Time for lunch. For a Londoner, a country pub is as alien as the bar in “Star Wars”. The men  wear flak jackets and red neckties, the women brandish huge dogs. A woman with vowels fruity enough to whisk a smoothie was asking a man to mend her broken fence. I caught her accusing glance. It said “obviously knocked down by bloody ramblers”.

Some more walkers ambled in and I could feel the tension as the dog-leash and welly brigade eyed the walking pole and boots lot.

We now found The Villagers, recommended by our “Time Out” book. It was boarded up. Being kept awake by mating cats, reading about an earthquake, blundering into a snake pit – all of these depress the spirits. But not quite as badly as the sight of an abandoned pub.

It took a mile and a half of  pleasant canalside walking and the discovery of a coffee shop in Guildford which wasn’t either a Starbucks or a Caffe Nero to make me realise that civilisation’s collapse may just have been postponed.

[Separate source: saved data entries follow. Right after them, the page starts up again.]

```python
vp, ci, cf, cu, sz = C.c_void_p, C.c_int, C.c_float, C.c_uint, C.c_size_t
ip, fp = C.POINTER(C.c_int), C.POINTER(C.c_float)


class ConvDesc(C.Structure):
    _fields_ = [("in_dev", vp), ("w_hi_dev", vp), ("w_lo_dev", vp), ("scale_dev", vp), ("shift_dev", vp),
                ("residual_dev", vp), ("out_dev", vp),
                ("n", ci), ("h", ci), ("w", ci), ("cin", ci), ("cout", ci), ("kh", ci), ("kw", ci), ("stride", ci),
                ("pad_t", ci), ("pad_l", ci), ("ho", ci), ("wo", ci), ("act", ci), ("block_n", ci), ("kb_per_chunk", ci), ("split_k", ci),
                ("impl", ci), ("out_mult", cf), ("in2_dev", vp), ("cin2", ci), ("mean_dev", vp), ("mean_hw", ci)]


SIGNATURES = {
    "frcnn_version": (ci, []),
    "frcnn_last_error": (ci, [C.c_char_p, sz]),
    "frcnn_check_device": (ci, [ci]),
    "frcnn_zero_async": (ci, [vp, sz, vp]),
    "frcnn_graph_begin": (ci, [vp]),
    "frcnn_graph_end": (ci, [vp, C.POINTER(vp)]),
    "frcnn_graph_launch": (ci, [vp, vp]),
    "frcnn_graph_destroy": (None, [vp]),
    "frcnn_nms_host": (ci, [ip, ip, fp, ci, ci, cf, ci, cu]),
    "frcnn_nms_sorted_dev": (ci, [vp, ci, cf, cu, ci, vp, vp, vp]),
    "frcnn_conv_plan_create": (ci, [C.POINTER(vp), C.POINTER(ConvDesc)]),
    "frcnn_conv_plan_run": (ci, [vp, vp]),
    "frcnn_conv_plan_geometry": (ci, [C.POINTER(ConvDesc), ci, ip]),
    "frcnn_conv_plan_info": (ci, [vp, ip, ip, ip, ip, ip, ip, ip, ip]),
    "frcnn_conv_plan_set_trace": (ci, [vp, vp]),
    "frcnn_conv_plan_destroy": (None, [vp]),
    "frcnn_debug_watchdog": (ci, [C.POINTER(C.c_uint), ci]),
    "frcnn_pack_conv_weights": (ci, [vp, vp, vp, ci, ci, ci, ci, ci, vp]),
    "frcnn_pack_conv_weights_tf32": (ci, [vp, vp, vp, ci, ci, ci, ci, vp]),
    "frcnn_conv_first": (ci, [vp, vp, vp, vp, vp, ci, ci, ci, ci, ci, ci, ci, ci, ci, ci, ci, vp]),
    "frcnn_depthwise3x3": (ci, [vp, vp, vp, vp, vp, ci, ci, ci, ci, ci, ci, ci, ci, ci, ci, vp]),
    "frcnn_max_pool": (ci, [vp, vp, ci, ci, ci, ci, ci, ci, ci, ci, ci, ci, ci, vp]),
    "frcnn_spatial_mean": (ci, [vp, vp, ci, ci, ci, vp]),
    "frcnn_preprocess": (ci, [vp, ci, ci, C.POINTER(C.c_double), C.c_double, C.c_double, vp, ci, ci, vp]),
    "frcnn_rpn_decode": (ci, [vp, ci, ci, vp, ci, ci, ci, ci, ci, cf, cf, vp, vp, vp]),
    "frcnn_sort_workspace_bytes": (sz, [ci]),
    "frcnn_sort_desc": (ci, [vp, ci, ci, vp, vp, vp, sz, vp]),
    "frcnn_proposals": (ci, [vp, vp, vp, ci, ci, ci, ci, cf, cu, vp, vp, vp, vp, vp]),
    "frcnn_crop_pool": (ci, [vp, ci, ci, ci, ci, vp, ci, ci, ci, vp, vp]),
    "frcnn_roi_align": (ci, [vp, ci, ci, ci, ci, vp, ci, ci, cf, ci, ci, vp, vp]),
    "frcnn_roi_pool": (ci, [vp, ci, ci, ci, ci, vp, ci, ci, cf, vp, vp]),
    "frcnn_cls_finish": (ci, [vp, ci, ci, ci, fp, fp, vp, vp, vp, vp]),
    "frcnn_bbox_decode": (ci, [vp, vp, ci, ci, ci, vp, vp, vp]),
    "frcnn_detect_post_workspace_bytes": (sz, [ci, ci, ci]),
    "frcnn_detect_regions_workspace_bytes": (ci, [ci, ci, ci, C.POINTER(sz)]),
    "frcnn_detect_post": (ci, [vp, vp, vp, ci, ci, ci, cf, cf, cu, ci, ci, vp, vp, ci, vp, vp, vp, vp, sz, vp]),
    "frcnn_soft_nms_host": (ci, [fp, ip, ip, fp, ci, ci, ci, cf, cf, cf, ci]),
    "frcnn_detect_post_soft": (ci, [vp, vp, vp, ci, ci, ci, cf, ci, cf, cf, cf, ci, ci, vp, vp, ci, vp, vp, vp, vp, sz, vp]),
    "frcnn_detect_features": (ci, [vp, vp, vp, ci, ci, ci, ci, ci, vp, vp, vp]),
    "frcnn_detect_regions": (ci, [vp, vp, vp, vp, vp, ci, ci, ci, ci, cf, cu, cf, ci, ci, vp, vp, vp, vp, sz, vp, vp, vp, vp, vp, vp, vp,
                                  vp, vp]),
    "frcnn_regions_attr_embed": (ci, [vp, ci, ci, ci, vp, vp, ci, vp, ci, vp, vp]),
    "frcnn_attr_finish": (ci, [vp, ci, ci, ci, ci, vp, vp, vp, vp, vp]),
    "frcnn_boxes_to_rois": (ci, [vp, vp, vp, ci, ci, vp, vp, vp]),
    "frcnn_preprocess_hflip": (ci, [vp, ci, ci, C.POINTER(C.c_double), C.c_double, C.c_double, vp, ci, ci, vp]),
    "frcnn_aug_union": (ci, [C.POINTER(vp), C.POINTER(vp), C.POINTER(vp), ip, ip, ci, ci, ci, vp, vp, vp, vp, vp]),
# ... 34 lines not shown
```

tf_faster_rcnn_b200/csrc/conv_gemm.cu:

```cuda
#include <cuda_fp16.h>
#include "common.cuh"
#include "../../include/frcnn_b200.h"
#include <stdlib.h>
#include <string.h>

namespace frcnn {

constexpr int BLOCK_M = 128;
constexpr int BLOCK_K = 32;
constexpr int A_TILE_BYTES = BLOCK_M * BLOCK_K * 4;
constexpr int NUM_CONSUMERS = 256;
constexpr int NUM_THREADS = NUM_CONSUMERS + 128;
constexpr int REGS_PRODUCER = 40, REGS_CONSUMER = 232;
constexpr int STAGES = 3;

struct ConvKernelParams {
  float* out;
  const float* residual;
  const float* scale;
  const float* shift;
  int cout, ho, wo, nimg;
  int tn, th, tw;
  int tiles_h, tiles_w;
  int kh, kw, cin, stride, pad_t, pad_l;
  int act;
  int a_box_bytes;
  int kb_per_split;
  int m_tiles, n_tiles, total_units, n_full, splits;
  int raster_n;
  float* ws;
  long long* trace;
  int num_kb_total;
  int cin2;
  float* mean_out;
  float* mean_ws;
  int mean_hw, mean_segs, mean_ld;
};

#ifdef FRCNN_WATCHDOG
#define FRCNN_TRACE(slot, kbv)                                                              \
  do {                                                                                      \
    if (p.trace && blockIdx.x == 0 && (kbv) < 64) p.trace[(kbv) * 8 + (slot)] = clock64(); \
  } while (0)
#else
#define FRCNN_TRACE(slot, kbv) do { } while (0)
#endif

template <int MODE> struct KTraits {
  static constexpr bool TF32 = MODE == FRCNN_CONV_TF32X3;
  static constexpr bool X1 = MODE == FRCNN_CONV_F16X1;
  static constexpr int BOXES = TF32 ? 1 : 2;
  static constexpr int A_BYTES = BOXES * A_TILE_BYTES;
  static constexpr float LO_SCALE = TF32 ? 1.f : 0.00048828125f;
};
template <int BN> constexpr int b_plane_bytes() { return BN * 128; }
template <int BN, int MODE> constexpr int stage_bytes() { return KTraits<MODE>::A_BYTES + 2 * b_plane_bytes<BN>(); }
template <int BN, int MODE> constexpr int smem_bytes() {
  return STAGES * stage_bytes<BN, MODE>() + 1024  + 64 ;
}
constexpr int MEAN_COLS = 64, MEAN_LD = MEAN_COLS + 2;
constexpr int MEAN_SMEM = BLOCK_M * MEAN_LD * 4;
static_assert(smem_bytes<128, FRCNN_CONV_F16X3>() + MEAN_SMEM <= 227 * 1024, "ring exceeds the sm_90 shared-memory limit per block");

struct Unit {
  int w0, h0, n0, nblk, z, kb0, num_kb, slot;
};
__device__ __forceinline__ Unit decode_unit(const ConvKernelParams& p, int u, int num_kb_total) {
  Unit t;
  int tile;
  if (u < p.n_full) { tile = u; t.z = 0; t.slot = -1; }
  else { const int v = u - p.n_full; t.slot = v / p.splits; t.z = v - t.slot * p.splits; tile = p.n_full + t.slot; }
  int mt;
  if (p.raster_n) { t.nblk = tile % p.n_tiles; mt = tile / p.n_tiles; }
  else { mt = tile % p.m_tiles; t.nblk = tile / p.m_tiles; }
  const int tile_w = mt % p.tiles_w;
  const int tile_h = (mt / p.tiles_w) % p.tiles_h;
  const int tile_n = mt / (p.tiles_w * p.tiles_h);
  t.w0 = tile_w * p.tw; t.h0 = tile_h * p.th; t.n0 = tile_n * p.tn;
  if (t.slot < 0) { t.kb0 = 0; t.num_kb = num_kb_total; }
  else { t.kb0 = t.z * p.kb_per_split; t.num_kb = min(p.kb_per_split, num_kb_total - t.kb0); }
  return t;
}

template <int ACT>
__device__ __forceinline__ float apply_act(float a) {
  if (ACT == FRCNN_ACT_RELU) return fmaxf(a, 0.f);
  if (ACT == FRCNN_ACT_RELU6) return fminf(fmaxf(a, 0.f), 6.f);
  return a;
}

template <bool RES, int ACT>
__device__ __forceinline__ float2 finish2(const float2 v, const float2 sc, const float2 sh, const float2 r) {
  float2 y;
  y.x = __fadd_rn(__fmul_rn(v.x, sc.x), sh.x); y.y = __fadd_rn(__fmul_rn(v.y, sc.y), sh.y);
  if (RES) { y.x = __fadd_rn(y.x, r.x); y.y = __fadd_rn(y.y, r.y); }
  y.x = apply_act<ACT>(y.x); y.y = apply_act<ACT>(y.y);
  return y;
}
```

I’m buying a red necktie for our next walk. I’m determined to fit in.

Friday, 4 May 2012

Tell me to grow up one more time and I’ll throw my walking stick at you

Just after the previous blog, about the B&B, I was accosted by My Teenage Self. “I’m disgusted with you.” he growled. “Are you listening?” he squeaked.
“Haven’t I warned you about staying in B&Bs? For a start, they’re unhealthy. They infect you with middle-class values. I bet you were in bed by 11.30. Keeping the neighbouring rooms up with never-ending trips to the toilet.”
“You’re always going on at me,” I said. “It’s not fair. Look – I’m quiet!”
“Oh yeah?” sneered My Teenage Self. “I’ve heard you on that hoover. And there’s the constant clink of washing up. You’ve really really let me down” 
I could see his pain was real – he was engaged in pulling a nit from his forelock. “Clean plates….what’s happened to your values? Like supporting all living things and being decent    to wild life. A sterile kitchen. That’s pure athemena”
“I think you mean anathema” I muttered.
“Show me some respect!” he yelled. “And there’s more. I’ve heard you’ve started being polite to policemen. Next thing I know, you’ll actually be voting….”  
“As a matter of fact….”
“I don’t want to know! And when are you going to dress properly?” He dangled out a pair of diamond patterned socks in front of my nose.
“You’ve been snooping in my drawers again!” I yelled. But I knew that he’d got me.
“Just look at you. Always wearing a shirt. And I caught you last night, creeping downstairs to iron your jeans. And what’s with all this short hair? Kuh! Next thing you’ll be chatting to the neighbours as you mow the lawn.”
“No lawn. This is a flat.” 

He gave me a look of pure, pained betrayal.
“Oh, that’s great, that is. So where the hell am I supposed to roll around and drink cider?”
I felt better. I may have learnt absolutely nothing in life. But at least I no longer drink cider.